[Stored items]
━━━━━━━━━━

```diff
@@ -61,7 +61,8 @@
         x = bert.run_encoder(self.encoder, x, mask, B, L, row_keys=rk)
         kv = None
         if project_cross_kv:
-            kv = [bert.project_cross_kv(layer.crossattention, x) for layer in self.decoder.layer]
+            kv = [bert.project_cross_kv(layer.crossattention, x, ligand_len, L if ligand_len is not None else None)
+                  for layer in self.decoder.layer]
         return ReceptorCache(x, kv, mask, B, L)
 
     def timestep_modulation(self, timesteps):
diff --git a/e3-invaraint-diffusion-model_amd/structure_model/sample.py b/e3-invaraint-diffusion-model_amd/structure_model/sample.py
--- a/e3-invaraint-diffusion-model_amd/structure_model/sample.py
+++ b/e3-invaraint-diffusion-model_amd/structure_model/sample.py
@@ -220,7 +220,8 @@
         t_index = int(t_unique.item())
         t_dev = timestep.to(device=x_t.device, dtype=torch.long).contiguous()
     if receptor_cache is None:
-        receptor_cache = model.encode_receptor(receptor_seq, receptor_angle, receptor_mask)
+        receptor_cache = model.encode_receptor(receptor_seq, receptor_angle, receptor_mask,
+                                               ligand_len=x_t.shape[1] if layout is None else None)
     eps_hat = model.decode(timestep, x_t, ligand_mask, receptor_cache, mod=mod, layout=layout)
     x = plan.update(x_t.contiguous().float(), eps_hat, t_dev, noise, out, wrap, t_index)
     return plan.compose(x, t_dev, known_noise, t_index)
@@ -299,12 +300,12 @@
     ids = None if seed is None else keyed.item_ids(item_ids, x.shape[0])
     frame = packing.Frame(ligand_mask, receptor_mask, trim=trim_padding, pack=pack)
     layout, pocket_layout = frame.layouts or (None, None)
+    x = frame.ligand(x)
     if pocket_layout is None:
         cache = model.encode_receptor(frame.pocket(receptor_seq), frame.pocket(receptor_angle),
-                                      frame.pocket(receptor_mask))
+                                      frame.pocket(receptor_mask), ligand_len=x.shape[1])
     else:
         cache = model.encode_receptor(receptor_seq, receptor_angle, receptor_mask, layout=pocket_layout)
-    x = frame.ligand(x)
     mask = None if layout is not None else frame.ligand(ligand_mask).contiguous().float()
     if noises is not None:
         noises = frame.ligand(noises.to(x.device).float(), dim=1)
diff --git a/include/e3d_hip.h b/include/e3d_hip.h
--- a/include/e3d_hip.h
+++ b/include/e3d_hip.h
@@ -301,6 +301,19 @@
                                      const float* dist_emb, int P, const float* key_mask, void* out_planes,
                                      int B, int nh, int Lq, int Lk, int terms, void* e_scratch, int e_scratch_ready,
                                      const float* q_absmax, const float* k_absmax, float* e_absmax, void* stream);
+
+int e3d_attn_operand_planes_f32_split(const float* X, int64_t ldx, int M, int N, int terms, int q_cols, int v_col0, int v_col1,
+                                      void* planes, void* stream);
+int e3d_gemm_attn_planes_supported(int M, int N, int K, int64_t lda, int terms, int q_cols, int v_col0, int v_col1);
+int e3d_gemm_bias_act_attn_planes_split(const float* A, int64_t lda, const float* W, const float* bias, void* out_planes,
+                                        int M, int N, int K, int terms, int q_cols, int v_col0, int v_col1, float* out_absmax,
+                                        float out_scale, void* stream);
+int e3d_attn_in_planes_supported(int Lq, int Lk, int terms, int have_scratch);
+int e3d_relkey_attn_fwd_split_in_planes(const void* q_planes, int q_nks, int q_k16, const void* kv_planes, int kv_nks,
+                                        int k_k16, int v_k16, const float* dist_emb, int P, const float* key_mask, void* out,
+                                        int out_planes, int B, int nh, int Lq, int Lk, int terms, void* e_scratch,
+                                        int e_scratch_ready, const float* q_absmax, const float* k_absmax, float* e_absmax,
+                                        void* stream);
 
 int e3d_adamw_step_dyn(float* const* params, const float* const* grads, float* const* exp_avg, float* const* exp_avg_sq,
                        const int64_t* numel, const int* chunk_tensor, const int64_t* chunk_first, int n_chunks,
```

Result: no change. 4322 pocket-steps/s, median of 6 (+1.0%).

━━━━━━━━━━

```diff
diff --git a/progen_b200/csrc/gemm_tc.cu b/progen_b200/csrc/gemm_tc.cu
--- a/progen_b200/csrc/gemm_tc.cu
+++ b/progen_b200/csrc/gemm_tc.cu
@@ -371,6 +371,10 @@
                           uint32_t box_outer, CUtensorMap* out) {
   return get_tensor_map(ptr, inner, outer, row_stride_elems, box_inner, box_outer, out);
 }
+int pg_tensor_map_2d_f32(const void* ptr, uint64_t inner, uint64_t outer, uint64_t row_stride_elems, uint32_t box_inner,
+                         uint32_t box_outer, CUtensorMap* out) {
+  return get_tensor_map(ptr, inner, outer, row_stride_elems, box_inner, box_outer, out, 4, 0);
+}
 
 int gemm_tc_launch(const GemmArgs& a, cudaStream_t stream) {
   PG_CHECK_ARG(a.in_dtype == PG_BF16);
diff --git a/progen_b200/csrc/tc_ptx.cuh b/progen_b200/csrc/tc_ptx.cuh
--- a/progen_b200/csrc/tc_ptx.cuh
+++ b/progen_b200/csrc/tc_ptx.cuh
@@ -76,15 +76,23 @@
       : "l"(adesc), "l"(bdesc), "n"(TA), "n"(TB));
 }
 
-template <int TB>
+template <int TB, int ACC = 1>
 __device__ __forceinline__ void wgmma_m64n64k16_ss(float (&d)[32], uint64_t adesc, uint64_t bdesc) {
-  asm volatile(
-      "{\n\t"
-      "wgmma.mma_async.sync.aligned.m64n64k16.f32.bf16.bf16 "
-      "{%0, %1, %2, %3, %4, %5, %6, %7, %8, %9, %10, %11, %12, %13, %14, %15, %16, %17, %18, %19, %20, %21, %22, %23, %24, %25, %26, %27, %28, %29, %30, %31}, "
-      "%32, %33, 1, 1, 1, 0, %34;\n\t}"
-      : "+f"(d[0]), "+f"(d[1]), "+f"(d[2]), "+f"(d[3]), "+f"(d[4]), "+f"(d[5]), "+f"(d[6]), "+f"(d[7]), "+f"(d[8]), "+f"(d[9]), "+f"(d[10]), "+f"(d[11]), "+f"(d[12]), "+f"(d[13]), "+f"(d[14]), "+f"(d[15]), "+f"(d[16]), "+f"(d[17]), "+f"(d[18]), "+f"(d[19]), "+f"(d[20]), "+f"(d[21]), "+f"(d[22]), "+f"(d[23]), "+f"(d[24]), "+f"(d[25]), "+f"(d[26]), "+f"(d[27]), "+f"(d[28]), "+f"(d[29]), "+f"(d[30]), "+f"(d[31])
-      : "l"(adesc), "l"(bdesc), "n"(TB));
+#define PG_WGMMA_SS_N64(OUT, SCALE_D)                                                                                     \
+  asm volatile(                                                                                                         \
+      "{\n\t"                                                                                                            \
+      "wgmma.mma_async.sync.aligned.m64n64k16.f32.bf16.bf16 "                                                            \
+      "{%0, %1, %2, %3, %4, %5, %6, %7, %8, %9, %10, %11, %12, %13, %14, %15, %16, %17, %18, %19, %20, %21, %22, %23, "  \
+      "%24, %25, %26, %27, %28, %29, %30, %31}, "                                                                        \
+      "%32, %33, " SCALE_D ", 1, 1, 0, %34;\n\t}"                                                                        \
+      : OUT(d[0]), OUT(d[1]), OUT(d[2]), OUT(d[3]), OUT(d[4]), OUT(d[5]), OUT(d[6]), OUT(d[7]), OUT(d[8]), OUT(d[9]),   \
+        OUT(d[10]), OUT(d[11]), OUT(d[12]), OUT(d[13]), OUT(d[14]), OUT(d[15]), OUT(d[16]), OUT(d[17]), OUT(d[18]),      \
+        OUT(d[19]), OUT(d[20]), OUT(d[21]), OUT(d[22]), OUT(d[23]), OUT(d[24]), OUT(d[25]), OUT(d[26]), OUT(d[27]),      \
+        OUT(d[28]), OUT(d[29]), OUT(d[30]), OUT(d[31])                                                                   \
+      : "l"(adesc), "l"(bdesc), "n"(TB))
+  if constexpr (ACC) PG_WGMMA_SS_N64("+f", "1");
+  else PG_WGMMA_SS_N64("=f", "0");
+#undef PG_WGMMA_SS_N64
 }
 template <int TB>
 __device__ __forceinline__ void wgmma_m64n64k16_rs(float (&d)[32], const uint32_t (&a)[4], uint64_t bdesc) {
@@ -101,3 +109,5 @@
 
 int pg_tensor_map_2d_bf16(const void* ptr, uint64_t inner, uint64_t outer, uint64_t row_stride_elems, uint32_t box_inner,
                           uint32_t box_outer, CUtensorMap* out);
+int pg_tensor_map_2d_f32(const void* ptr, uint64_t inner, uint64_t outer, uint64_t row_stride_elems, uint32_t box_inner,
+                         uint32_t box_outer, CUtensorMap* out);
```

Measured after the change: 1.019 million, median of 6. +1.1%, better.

━━━━━━━━━━

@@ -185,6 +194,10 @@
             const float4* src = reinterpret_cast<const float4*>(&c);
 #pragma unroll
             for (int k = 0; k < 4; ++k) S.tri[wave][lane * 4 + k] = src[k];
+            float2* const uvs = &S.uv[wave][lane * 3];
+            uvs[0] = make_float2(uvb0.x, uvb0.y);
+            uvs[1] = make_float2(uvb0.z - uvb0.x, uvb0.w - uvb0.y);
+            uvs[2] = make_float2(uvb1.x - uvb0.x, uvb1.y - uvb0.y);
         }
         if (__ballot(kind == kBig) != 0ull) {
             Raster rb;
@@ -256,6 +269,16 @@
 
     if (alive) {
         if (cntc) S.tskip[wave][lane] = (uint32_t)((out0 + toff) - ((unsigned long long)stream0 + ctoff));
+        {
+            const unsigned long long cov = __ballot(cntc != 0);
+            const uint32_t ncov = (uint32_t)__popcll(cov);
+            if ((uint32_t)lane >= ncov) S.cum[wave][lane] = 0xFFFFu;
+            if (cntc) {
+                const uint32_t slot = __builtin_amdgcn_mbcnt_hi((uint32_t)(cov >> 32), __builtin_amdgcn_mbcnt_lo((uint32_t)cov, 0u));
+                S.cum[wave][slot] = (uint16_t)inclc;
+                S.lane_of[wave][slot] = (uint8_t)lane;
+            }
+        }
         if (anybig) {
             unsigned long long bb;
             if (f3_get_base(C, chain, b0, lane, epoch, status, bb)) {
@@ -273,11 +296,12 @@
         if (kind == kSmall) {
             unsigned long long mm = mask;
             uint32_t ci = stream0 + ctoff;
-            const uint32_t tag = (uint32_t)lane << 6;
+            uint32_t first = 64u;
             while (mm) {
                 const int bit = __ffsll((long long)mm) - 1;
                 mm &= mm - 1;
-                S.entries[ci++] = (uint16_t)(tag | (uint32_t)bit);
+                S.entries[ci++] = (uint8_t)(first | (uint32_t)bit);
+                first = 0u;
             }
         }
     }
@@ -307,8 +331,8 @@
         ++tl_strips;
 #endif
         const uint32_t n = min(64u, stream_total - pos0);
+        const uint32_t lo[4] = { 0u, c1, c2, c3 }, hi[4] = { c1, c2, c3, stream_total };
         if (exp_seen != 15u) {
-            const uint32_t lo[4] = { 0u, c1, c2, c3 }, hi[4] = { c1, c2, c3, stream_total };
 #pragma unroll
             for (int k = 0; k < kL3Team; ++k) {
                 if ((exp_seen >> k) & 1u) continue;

━━━━━━━━━━

§ TASK INSTRUCTIONS
For each line above that holds the string "aligned", provide a copy of that line.

§ ANSWER FOR THE TASK
-      "wgmma.mma_async.sync.aligned.m64n64k16.f32.bf16.bf16 "
+      "wgmma.mma_async.sync.aligned.m64n64k16.f32.bf16.bf16 "                                                            \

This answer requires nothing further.